This definition of life has got some problems to it though: As an example, let's take viruses. Just by your intuition, what would you say: Are viruses alive or dead? Most people's intuitive answer is: Viruses are alive. When we suffer from any viral infection, we have the feeling that these viruses that cause our infection are alive. According to the seven principles as shown above, viruses are dead, as dead as a piece of plastic: They can't reproduce themselves. To understand that, we want to make a quick excursion to the replication mechanism of viruses: Viruses are really strange in their reproduction technique. Humans and other animals reproduce by the means of sexual intercourse, bacteria do something called binary fission: They divide. One cell divides itself into two, the two daughter cells divide again an so on. The point here is that both bacteria and animals or humans reproduce actively without any help from outside.
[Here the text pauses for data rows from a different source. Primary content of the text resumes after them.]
# DannielSilva/MM-VQA

Measured on AMD Instinct MI355X. Metric: samples/sec ROCO-MLM pretrain (resnet152+transformer, bs16/GPU, 224^2, seq32), higher is better.
Workload: dtype f32; 1 GPU; pretrain/roco_train.py MLM-only: resnet152 + transformer(4 layers, 12 heads), num_vis 5, hidden 768, vocab 30522, per-GPU batch 16, 224x224, T=32; fwd + log_softmax/NLL + bwd + grad all-reduce + Adam; dropout on, train-mode BN; random-init weights; global_batch=16, seq_len=32, parallelism=dp1

## Files before the change

mm-vqa_amd/csrc/igemm.hip:

```cpp
#include <string>
#include <type_traits>
#include <vector>

#include "kernels.h"

struct FastDiv {
  uint32_t mul, shr, d;
};
struct GemmAux {
  FastDiv ohw, ow;
  int fast;
  int stagger;
  float* part;
  int ldsc;
  int pad0;
  int sk_gx, sk_gy;
  int sk_slots;
  float* sk_part;
  unsigned* sk_cnt;
  int tick;
  int xcd;
};

__device__ __forceinline__ int fdiv(int n, const FastDiv& f) {
// ... 202 lines not shown
          for (int j = 0; j < 4; ++j) {
            double* d = red + (c4 * 4 + j) * 3;
            atomicAdd(d, (double)sa[j]);
            atomicAdd(d + 1, (double)sb[j]);
            if (st2) atomicAdd(d + 2, (double)sc[j]);
          }
        }
        if (colsum) {
#pragma unroll
          for (int j = 0; j < 4; ++j) atomicAdd(&redf[c4 * 4 + j], cs[j]);
        }
      }
      __syncthreads();
      TRACE_EPI(2);
      if (tid < BN && n0 + tid < N) {
        if (st1) {
          const double* d = red + tid * 3;
          const int slot = slot_seed & ((p.stat_slots > 0 ? p.stat_slots : MMVQA_STAT_SLOTS) - 1);
          double* d1 = st1 + ((size_t)slot * N + n0 + tid) * 2;
          atomicAdd(d1, d[0]);
          atomicAdd(d1 + 1, d[1]);
          if (st2) {
            double* d2 = st2 + ((size_t)slot * N + n0 + tid) * 2;
            atomicAdd(d2, d[0]);
            atomicAdd(d2 + 1, d[2]);
          }
        }
        if (colsum) atomicAdd(&colsum[n0 + tid], redf[tid]);
      }
    }
    }
}

template <int BM, int BN, int BK, int KIND, bool NCHW, int KS, int PREC = MMVQA_PREC_F32>
__global__ __launch_bounds__(256 * KS, 2) void igemm_kernel(const GemmParams p, const GemmAux x) {
  constexpr int NT = 256 * KS;
  constexpr int WM = BM / 2, WN = BN / 2, TM = WM / 32, TN = WN / 32;
  constexpr bool F16 = (PREC == MMVQA_PREC_F16);
  static_assert(!F16 || KS == 1, "the f16 family has no 8-wave form");
  constexpr bool PIPE = TM * TN <= 2;
  constexpr int LDK = F16 ? BK + 8 : BK + 4;
  constexpr int KQ = BK / 4;
  constexpr int RSTEP = NT / KQ;
  constexpr int NA = BM / RSTEP, NB = BN / RSTEP;
  constexpr bool A_ROWK = (KIND != KIND_WGRAD);
  constexpr bool B_ROWK = (KIND == KIND_FWD);
  constexpr int LDA_KM = F16 ? km_ld_h(BM) : BM + 4, LDB_KM = F16 ? km_ld_h(BN) : BN + 4;
  constexpr int A_TILE = A_ROWK ? tile_rowk<PREC>(BM, BK) : tile_km<PREC>(BM, BK);
  constexpr int B_TILE = B_ROWK ? tile_rowk<PREC>(BN, BK) : tile_km<PREC>(BN, BK);
  constexpr int A_X4 = BM / 4, A_KSTEP = NT / A_X4, NA_KM = BK / A_KSTEP;
  constexpr int B_X4 = BN / 4, B_KSTEP = NT / B_X4, NB_KM = BK / B_KSTEP;
  constexpr int NAC = A_ROWK ? NA : NA_KM;
  constexpr int NBC = B_ROWK ? NB : NB_KM;

  TRACE_MARK(0);
  TRACE_STALL_DECL
  extern __shared__ __attribute__((aligned(16))) float smem[];
  float* As = smem;
  float* Bs = smem + 2 * A_TILE;
  int* taptab = reinterpret_cast<int*>(smem + 2 * A_TILE + 2 * B_TILE);
  float* ctab = smem + 2 * A_TILE + 2 * B_TILE + MAX_TAPS;

  const int nkt_total = (p.K + BK - 1) / BK;
  __shared__ int sk_last;
  const int tid = threadIdx.x;
  const int lane = tid & 63, wave = (tid >> 6) & 3, ks = tid >> 8;
  const int li = lane & 31, lh = lane >> 5;
  const int wm0 = (wave >> 1) * WM, wn0 = (wave & 1) * WN;
// ... 174 lines not shown
      int tap = 0;
      if (taps > 1) { tap = nn / p.g_Cs; b_kh = tap / p.g_KW; b_kw = tap - b_kh * p.g_KW; }
      b_ci = nn - tap * p.g_Cs;
      if (p.b_pro != PRO_NONE && b_colvalid) { bc0 = ld4(p.b_c0 + b_ci); bc1 = ld4(p.b_c1 + b_ci); }
    } else {
#pragma unroll
      for (int j = 0; j < 4; ++j) {
        int kk = nn + j;
        int tap = kk / p.g_Cs;
        b_cc[j] = kk - tap * p.g_Cs;
        b_dy[j] = tap / p.g_KW; b_dx[j] = tap - b_dy[j] * p.g_KW;
        if (kk >= p.N) b_dy[j] = -(1 << 24);
      }
    }
#pragma unroll
    for (int r = 0; r < NB_KM; ++r) { b_base[r] = k_begin + bkm_k0 + B_KSTEP * r; b_ok0[r] = 1; }
  }

  struct Stage {
    f32x4 ra[NAC], ra2[NAC], rb[NBC], rb2[NBC];
    uint32_t a_ok, b_ok;
    f32x4 ac0, ac1, ac2;
    int tm[NAC];
    int pm[NBC], tmb[NBC];
  };

  f32x16 acc[TM][TN];
#pragma unroll
  for (int i = 0; i < TM; ++i)
#pragma unroll
    for (int j = 0; j < TN; ++j)
#pragma unroll
      for (int e = 0; e < 16; ++e) acc[i][j][e] = 0.f;

  const int adv_tap = BK / p.g_Cs, adv_c = BK - adv_tap * p.g_Cs;

  auto lds_put = [&](float* tile, int e, f32x4 v) __attribute__((always_inline)) {
    if constexpr (F16) *reinterpret_cast<f16x4*>(reinterpret_cast<_Float16*>(tile) + e) = __builtin_convertvector(v, f16x4);
    else *reinterpret_cast<f32x4*>(&tile[e]) = v;
  };

  auto run = [&](auto APRO_T, auto BPRO_T, auto FAST_T, auto LDSC_T) __attribute__((always_inline)) {
    constexpr int APRO = decltype(APRO_T)::value;
    constexpr int BPRO = decltype(BPRO_T)::value;
    constexpr int FAST = decltype(FAST_T)::value;
    constexpr bool LDSC = decltype(LDSC_T)::value;
    constexpr bool A_TWO = (APRO == PRO_DZ);
    constexpr bool A_AFF = (APRO == PRO_AFFINE_RELU || APRO == PRO_AFFINE_SILU || APRO == PRO_SILU_GATE);
    constexpr bool B_AFF = (BPRO == PRO_AFFINE_RELU || BPRO == PRO_AFFINE_SILU || BPRO == PRO_SILU_GATE);

    constexpr int NLP = 1 + NAC + NBC;
    bool lt_kvalid = false;
    int lt_toff = 0;
    int lt_kh[4], lt_kw[4], lt_c[4];
    auto load_piece = [&](Stage& S, int kt, int i) __attribute__((always_inline)) {
      if (i == 0) {
        S.a_ok = 0; S.b_ok = 0;
        if constexpr (A_ROWK && !NCHW) {
          lt_kvalid = a_tap < taps;
          lt_toff = taptab[lt_kvalid ? a_tap : 0];
          if constexpr (A_AFF || A_TWO) {
            const int cc = lt_kvalid ? a_c : 0;
            S.ac0 = ld4(p.a_c0 + cc); S.ac1 = ld4(p.a_c1 + cc);
            if constexpr (APRO == PRO_DZ) S.ac2 = ld4(p.a_c2 + cc);
          }
        }
// ... 332 lines not shown
        }
      } else {
        const int r = c - NAC;
        f32x4 v = S.rb[r];
        if constexpr (KIND == KIND_WGRAD && BPRO == PRO_AFFINE_RELU) {
          const f32x2 lo = __builtin_elementwise_fma(v.xy, bc0.xy, bc1.xy), hi = __builtin_elementwise_fma(v.zw, bc0.zw, bc1.zw);
          if constexpr (FAST == 2) {
            const float lim = __builtin_bit_cast(float, S.tmb[r] & 0x7f800000);
            v[0] = __builtin_amdgcn_fmed3f(lo[0], 0.f, lim); v[1] = __builtin_amdgcn_fmed3f(lo[1], 0.f, lim);
            v[2] = __builtin_amdgcn_fmed3f(hi[0], 0.f, lim); v[3] = __builtin_amdgcn_fmed3f(hi[1], 0.f, lim);
          } else {
            v[0] = fmaxf(lo[0], 0.f); v[1] = fmaxf(lo[1], 0.f); v[2] = fmaxf(hi[0], 0.f); v[3] = fmaxf(hi[1], 0.f);
          }
        }
        if constexpr (B_ROWK) {
          lds_put(bs, (b_r0 + RSTEP * r) * LDK + b_kq, v);
        } else {
          lds_put(bs, (bkm_k0 + B_KSTEP * r) * LDB_KM + bkm_x4 * 4, v);
        }
      }
    };
    auto LP = [&](Stage& S, int kt, int i) __attribute__((always_inline)) {
      if constexpr (FAST != 0) fload_piece(S, i); else load_piece(S, kt, i);
    };
    auto SC = [&](Stage& S, int buf, int kt, int c) __attribute__((always_inline)) {
      if constexpr (FAST != 0) fstore_chunk(S, buf, c); else store_chunk(S, buf, kt, c);
    };
    auto LT = [&](Stage& S, int kt) __attribute__((always_inline)) {
#pragma unroll
      for (int i = 0; i < NLP; ++i) LP(S, kt, i);
    };

    auto read_frags = [&](const float* as, const float* bs, int kg, f32x4 (&fa)[TM], f32x4 (&fb)[TN]) __attribute__((always_inline)) {
#pragma unroll
      for (int i = 0; i < TM; ++i) {
        if constexpr (A_ROWK) {
          fa[i] = *reinterpret_cast<const f32x4*>(&as[(wm0 + i * 32 + li) * LDK + kg * 8 + lh * 4]);
        } else {
#pragma unroll
          for (int j = 0; j < 4; ++j) fa[i][j] = as[(kg * 8 + lh * 4 + j) * LDA_KM + wm0 + i * 32 + li];
        }
      }
#pragma unroll
      for (int i = 0; i < TN; ++i) {
        if constexpr (B_ROWK) {
          fb[i] = *reinterpret_cast<const f32x4*>(&bs[(wn0 + i * 32 + li) * LDK + kg * 8 + lh * 4]);
        } else {
#pragma unroll
          for (int j = 0; j < 4; ++j) fb[i][j] = bs[(kg * 8 + lh * 4 + j) * LDB_KM + wn0 + i * 32 + li];
        }
      }
    };

    constexpr int NC = NAC + NBC;
    constexpr int NKG = BK / 8 / KS;

    TRACE_MARK(1);
    Stage S0, S1;
    S0.a_ok = S0.b_ok = S1.a_ok = S1.b_ok = 0;
    S0.ac0 = S1.ac0 = ac0_i; S0.ac1 = S1.ac1 = ac1_i; S0.ac2 = S1.ac2 = ac2_i;

    if constexpr (FAST == 2 && KIND == KIND_WGRAD) {
#pragma unroll
      for (int r = 0; r < NBC; ++r) { S0.pm[r] = tload(f_voffT[r], 0); S1.pm[r] = tload(f_voffT[r], BK * 4); }
    }
    if (nkt > 0) {
      LT(S0, kt_begin);
      if constexpr (PIPE) LT(S1, kt_begin + 1);
#pragma unroll
      for (int c = 0; c < NC; ++c) SC(S0, 0, kt_begin, c);
      if constexpr (FAST != 0 && PIPE && !F16) f_halo(S0);
    }
    __builtin_amdgcn_s_waitcnt(0x0F70);
    __syncthreads();
    TRACE_MARK(2);

    if constexpr (F16) {
      auto frag = [&](const float* tile, int rowk, int ldkm, int r0, int st) __attribute__((always_inline)) {
        const _Float16* t = reinterpret_cast<const _Float16*>(tile);
        if (rowk) return *reinterpret_cast<const f16x8*>(t + (r0 + li) * LDK + st * 16 + lh * 8);
        const int g = lane >> 4, q = (lane >> 2) & 3, pp = lane & 3;
        const _Float16* b = t + (st * 16 + (g >> 1) * 8 + q) * ldkm + r0 + (g & 1) * 16 + 4 * pp;
        typedef __attribute__((address_space(3))) s16x4 lds_s16x4;
        const f16x4 lo = __builtin_bit_cast(f16x4, __builtin_amdgcn_ds_read_tr16_b64_v4i16((lds_s16x4*)(b)));
        const f16x4 hi = __builtin_bit_cast(f16x4, __builtin_amdgcn_ds_read_tr16_b64_v4i16((lds_s16x4*)(b + 4 * ldkm)));
        return __builtin_shufflevector(lo, hi, 0, 1, 2, 3, 4, 5, 6, 7);
      };
      auto body16 = [&](int t, Stage& Sload, Stage& Sstore) __attribute__((always_inline)) {
        const int buf = t & 1;
        LT(Sload, kt_begin + t + (PIPE ? 2 : 1));
        const float* as = As + buf * A_TILE;
        const float* bs = Bs + buf * B_TILE;
#pragma unroll
        for (int st = 0; st < BK / 16; ++st) {
          f16x8 fa[TM], fb[TN];
#pragma unroll
          for (int i = 0; i < TM; ++i) fa[i] = frag(as, A_ROWK, LDA_KM, wm0 + i * 32, st);
#pragma unroll
          for (int i = 0; i < TN; ++i) fb[i] = frag(bs, B_ROWK, LDB_KM, wn0 + i * 32, st);
#pragma unroll
          for (int a = 0; a < TM; ++a)
#pragma unroll
            for (int b = 0; b < TN; ++b)
              acc[a][b] = __builtin_amdgcn_mfma_f32_32x32x16_f16(fa[a], fb[b], acc[a][b], 0, 0, 0);
        }
#pragma unroll
        for (int c = 0; c < NC; ++c) SC(Sstore, buf ^ 1, kt_begin + t + 1, c);
        __syncthreads();
      };
      if constexpr (PIPE) {
        int t = 0;
        for (; t + 1 < nkt; t += 2) {
          body16(t, S0, S1);
          body16(t + 1, S1, S0);
        }
        if (t < nkt) body16(t, S0, S1);
      } else {
        for (int t = 0; t < nkt; ++t) body16(t, S0, S0);
      }
    } else if constexpr (PIPE) {
      f32x4 fa[2][TM], fb[2][TN];
      read_frags(As, Bs, ks, fa[0], fb[0]);
      constexpr int MPG = 4 * TM * TN;
      constexpr int NS = NKG * MPG;
      constexpr int SB = NS - MPG;
      constexpr int L0 = 1;
      constexpr int LSTR = (NS - 2) / NLP > 0 ? (NS - 2) / NLP : 1;
      constexpr int ST0 = LSTR >= 2 ? L0 + 1 : L0 + NLP;
      constexpr int STR = LSTR >= 2 ? LSTR : ((SB - ST0) / NC > 0 ? (SB - ST0) / NC : 1);
      static_assert(ST0 + (NC - 1) * STR < SB, "load/store pieces do not fit in front of the barrier");
      constexpr int SV = SB - (NS >= 32 ? 5 : 3);
      constexpr int FLS = (SV - 2) / NC > 0 ? (SV - 2) / NC : 1;
      static_assert(2 + (NC - 1) * FLS < SV, "fast load slots must precede the VALU slot");
      static_assert(2 + (NC - 1) * FLS + 1 < NS, "staggered group: advance/halo slot inside the K-tile");
      auto body = [&](auto STG_T, int t, Stage& Sload, Stage& Sstore) __attribute__((always_inline)) {
        constexpr bool STG = decltype(STG_T)::value;
        constexpr int SVX = STG ? 1 : SV;
        const int buf = t & 1;
        const float* as = As + buf * A_TILE;
        const float* bs = Bs + buf * B_TILE;
        static_for<NS>([&](auto SI) __attribute__((always_inline)) {
          constexpr int sl = decltype(SI)::value, kk = sl / MPG, g = sl % MPG;
          constexpr int j = g / (TM * TN), ta = (g % (TM * TN)) / TN, tb = g % TN;
          if constexpr (g == 0) {
            if constexpr (kk + 1 < NKG) {
              read_frags(as, bs, (kk + 1) * KS + ks, fa[(kk + 1) & 1], fb[(kk + 1) & 1]);
            } else {
#ifdef IGEMM_TRACE
              {
                const unsigned long long ta = __builtin_readcyclecounter();
                __builtin_amdgcn_s_waitcnt(0xC07F);
                const unsigned long long tb = __builtin_readcyclecounter();
                __syncthreads();
                const unsigned long long tc = __builtin_readcyclecounter();
                tr_lgkm += tb - ta; tr_bar += tc - tb;
              }
#elif !defined(EXP_NOBAR)
              __syncthreads();
#endif
              read_frags(As + (buf ^ 1) * A_TILE, Bs + (buf ^ 1) * B_TILE, ks, fa[0], fb[0]);
            }
          }
          acc[ta][tb] = __builtin_amdgcn_mfma_f32_32x32x2f32(fa[kk & 1][ta][j], fb[kk & 1][tb][j], acc[ta][tb], 0, 0, 0);
#ifndef EXP_NOLOAD
          if constexpr (FAST != 0) {
            if constexpr (sl == 1) f_scalars(Sload);
            if constexpr (sl >= 2 && (STG || sl < SV) && (sl - 2) % FLS == 0 && (sl - 2) / FLS < NC) f_chunk(Sload, (sl - 2) / FLS);
          } else {
            if constexpr (sl >= L0 && (sl - L0) % LSTR == 0 && (sl - L0) / LSTR < NLP)
              LP(Sload, kt_begin + t + 2, (sl - L0) / LSTR);
          }
#endif
#ifndef EXP_NOSTORE
#ifdef IGEMM_TRACE
          if constexpr (sl == SVX && FAST != 0) {
            constexpr int NLD = (A_ROWK && (A_AFF || A_TWO) ? (APRO == PRO_DZ ? 3 : 2) : 0) + NAC * (A_TWO ? 2 : 1) + NBC;
            const unsigned long long ta = __builtin_readcyclecounter();
            __builtin_amdgcn_s_waitcnt(0x0F70 | (NLD & 15) | ((NLD >> 4) << 14));
            const unsigned long long tb = __builtin_readcyclecounter();
            tr_vm += tb - ta;
          }
#endif
          if constexpr (FAST != 0) {
            if constexpr (sl == SVX) {
#pragma unroll
              for (int c = 0; c < NC; ++c) fstore_chunk(Sstore, buf ^ 1, c);
              if constexpr (!STG) {
                f_advance();
                f_halo(Sstore);
              }
            }
            if constexpr (STG && sl == 2 + (NC - 1) * FLS + 1) {
              f_advance();
              f_halo(Sstore);
            }
          } else {
// ... 68 lines not shown
      } else {
        switch (p.a_pro) {
          case PRO_AFFINE_RELU: run(I1{}, I0{}, G{}, L0{}); break;
          case PRO_AFFINE_SILU: run(I4{}, I0{}, G{}, L0{}); break;
          case PRO_SILU_GATE: run(I5{}, I0{}, G{}, L0{}); break;
          default: run(I0{}, I0{}, G{}, L0{});
        }
      }
    } else if constexpr (KIND == KIND_DGRAD) {
      if (x.fast == 1) {
        if (p.a_pro == PRO_DZ) { if (x.ldsc) run(I2{}, I0{}, F1{}, L1{}); else run(I2{}, I0{}, F1{}, L0{}); }
        else run(I0{}, I0{}, F1{}, L0{});
      } else if (x.fast == 2) {
        if (p.a_pro == PRO_DZ) { if (x.ldsc) run(I2{}, I0{}, F2{}, L1{}); else run(I2{}, I0{}, F2{}, L0{}); }
        else run(I0{}, I0{}, F2{}, L0{});
      } else {
        if (p.a_pro == PRO_DZ) run(I2{}, I0{}, G{}, L0{}); else run(I0{}, I0{}, G{}, L0{});
      }
    } else {
      if (x.fast == 1) {
        if (p.a_pro == PRO_DZ) {
          if (p.b_pro == PRO_AFFINE_RELU) run(I2{}, I1{}, F1{}, L0{}); else run(I2{}, I0{}, F1{}, L0{});
        } else {
          if (p.b_pro == PRO_AFFINE_RELU) run(I0{}, I1{}, F1{}, L0{}); else run(I0{}, I0{}, F1{}, L0{});
        }
      } else if (x.fast == 2) {
        if constexpr (TM * TN == 1) {
          if (p.a_pro == PRO_DZ) {
            if (p.b_pro == PRO_AFFINE_RELU) run(I2{}, I1{}, F2{}, L0{}); else run(I2{}, I0{}, F2{}, L0{});
          } else {
            if (p.b_pro == PRO_AFFINE_RELU) run(I0{}, I1{}, F2{}, L0{}); else run(I0{}, I0{}, F2{}, L0{});
          }
        }
      } else if (p.a_pro == PRO_DZ) {
        switch (p.b_pro) {
          case PRO_AFFINE_RELU: run(I2{}, I1{}, G{}, L0{}); break;
          case PRO_AFFINE_SILU: run(I2{}, I4{}, G{}, L0{}); break;
          case PRO_SILU_GATE: run(I2{}, I5{}, G{}, L0{}); break;
          default: run(I2{}, I0{}, G{}, L0{});
        }
      } else {
        switch (p.b_pro) {
          case PRO_AFFINE_RELU: run(I0{}, I1{}, G{}, L0{}); break;
          case PRO_AFFINE_SILU: run(I0{}, I4{}, G{}, L0{}); break;
          case PRO_SILU_GATE: run(I0{}, I5{}, G{}, L0{}); break;
          default: run(I0{}, I0{}, G{}, L0{});
        }
      }
    }
  }

  TRACE_MARK(3);
  TRACE_STALL_FLUSH();
  constexpr int LDC = BN + 4;
  constexpr int CH = BN / 4;
  constexpr int RP = NT / CH;
  constexpr int NPASS = BM / RP;
  float* ctile = smem;
  if (KS == 1 || ks == 0) {
    static_for<TM * TN * 16>([&](auto I) {
      constexpr int i = decltype(I)::value;
      constexpr int a = i / (TN * 16), b = (i / 16) % TN, e = i % 16;
      ctile[(wm0 + a * 32 + (e & 3) + 8 * (e >> 2) + 4 * lh) * LDC + wn0 + b * 32 + li] = acc[a][b][e];
    });
  }
  __syncthreads();
  if constexpr (KS > 1) {
    if (ks == 1) {
      static_for<TM * TN * 16>([&](auto I) {
        constexpr int i = decltype(I)::value;
        constexpr int a = i / (TN * 16), b = (i / 16) % TN, e = i % 16;
        ctile[(wm0 + a * 32 + (e & 3) + 8 * (e >> 2) + 4 * lh) * LDC + wn0 + b * 32 + li] += acc[a][b][e];
      });
    }
    __syncthreads();
  }

  TRACE_EPI(0);
  const int M = p.M, N = p.N;
  const int c4 = tid % CH, rg = tid / CH;
  const int col = n0 + c4 * 4;
  const bool full = col + 3 < N;
  auto ldv = [&](const float* base, size_t off) __attribute__((always_inline)) {
    f32x4 r = {0, 0, 0, 0};
    if (full && !(off & 3)) r = ld4(base + off);
    else {
#pragma unroll
      for (int j = 0; j < 4; ++j) if (col + j < N) r[j] = base[off + j];
    }
    return r;
  };
  auto stv = [&](float* base, size_t off, f32x4 v) __attribute__((always_inline)) {
    if (full && !(off & 3)) *reinterpret_cast<f32x4*>(base + off) = v;
    else {
#pragma unroll
      for (int j = 0; j < 4; ++j) if (col + j < N) base[off + j] = v[j];
    }
  };

  if (x.tick != 0) {
// ... 150 lines not shown
                                    const size_t off = (size_t)row * N + col;
                                    if (col + 3 < N && !(off & 3)) {
                                      f32x4 t[SK_MAX];
#pragma unroll
                                      for (int s = 0; s < SK_MAX; ++s)
                                        t[s] = s < nsplit ? ld4(part + s * MN + off) : f32x4{0, 0, 0, 0};
#pragma unroll
                                      for (int s = 0; s < SK_MAX; ++s) v += t[s];
                                    } else {
                                      for (int s = 0; s < nsplit; ++s)
#pragma unroll
                                        for (int j = 0; j < 4; ++j)
                                          if (col + j < N) v[j] += part[s * MN + off + j];
                                    }
                                  }
                                  return v;
                                });
}
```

Keep this point in mind as we move on to the viruses. Viruses need other cells to reproduce. They "drill" their way into another cell, called the host cell. Here, they release the genetic material they carry and, by a complex mechanism that shouldn't be explained further at this point, force their host cell to produce exact copies of the virus. After some time, the host cell is full of viruses and bursts, releasing the new viruses into the environment. Thus viruses need help to reproduce. They can't reproduce at all without a host cell and therefore do not fulfill the requirement "It should be able to reproduce itself". Looking at the other parts of the definition we find that viruses maintain some degree of homeostasis (1), being able to keep its protenatious and nucleic machinery separated from the outside world. Viruses also show adaptation(5), with their ability to mutate in order to affect new organisms. In addition to the reproduction problem, they also fail to meet the other requirements, showing no cellular organization (2) (or indeed cells at all), metabolism (3), or growth (4).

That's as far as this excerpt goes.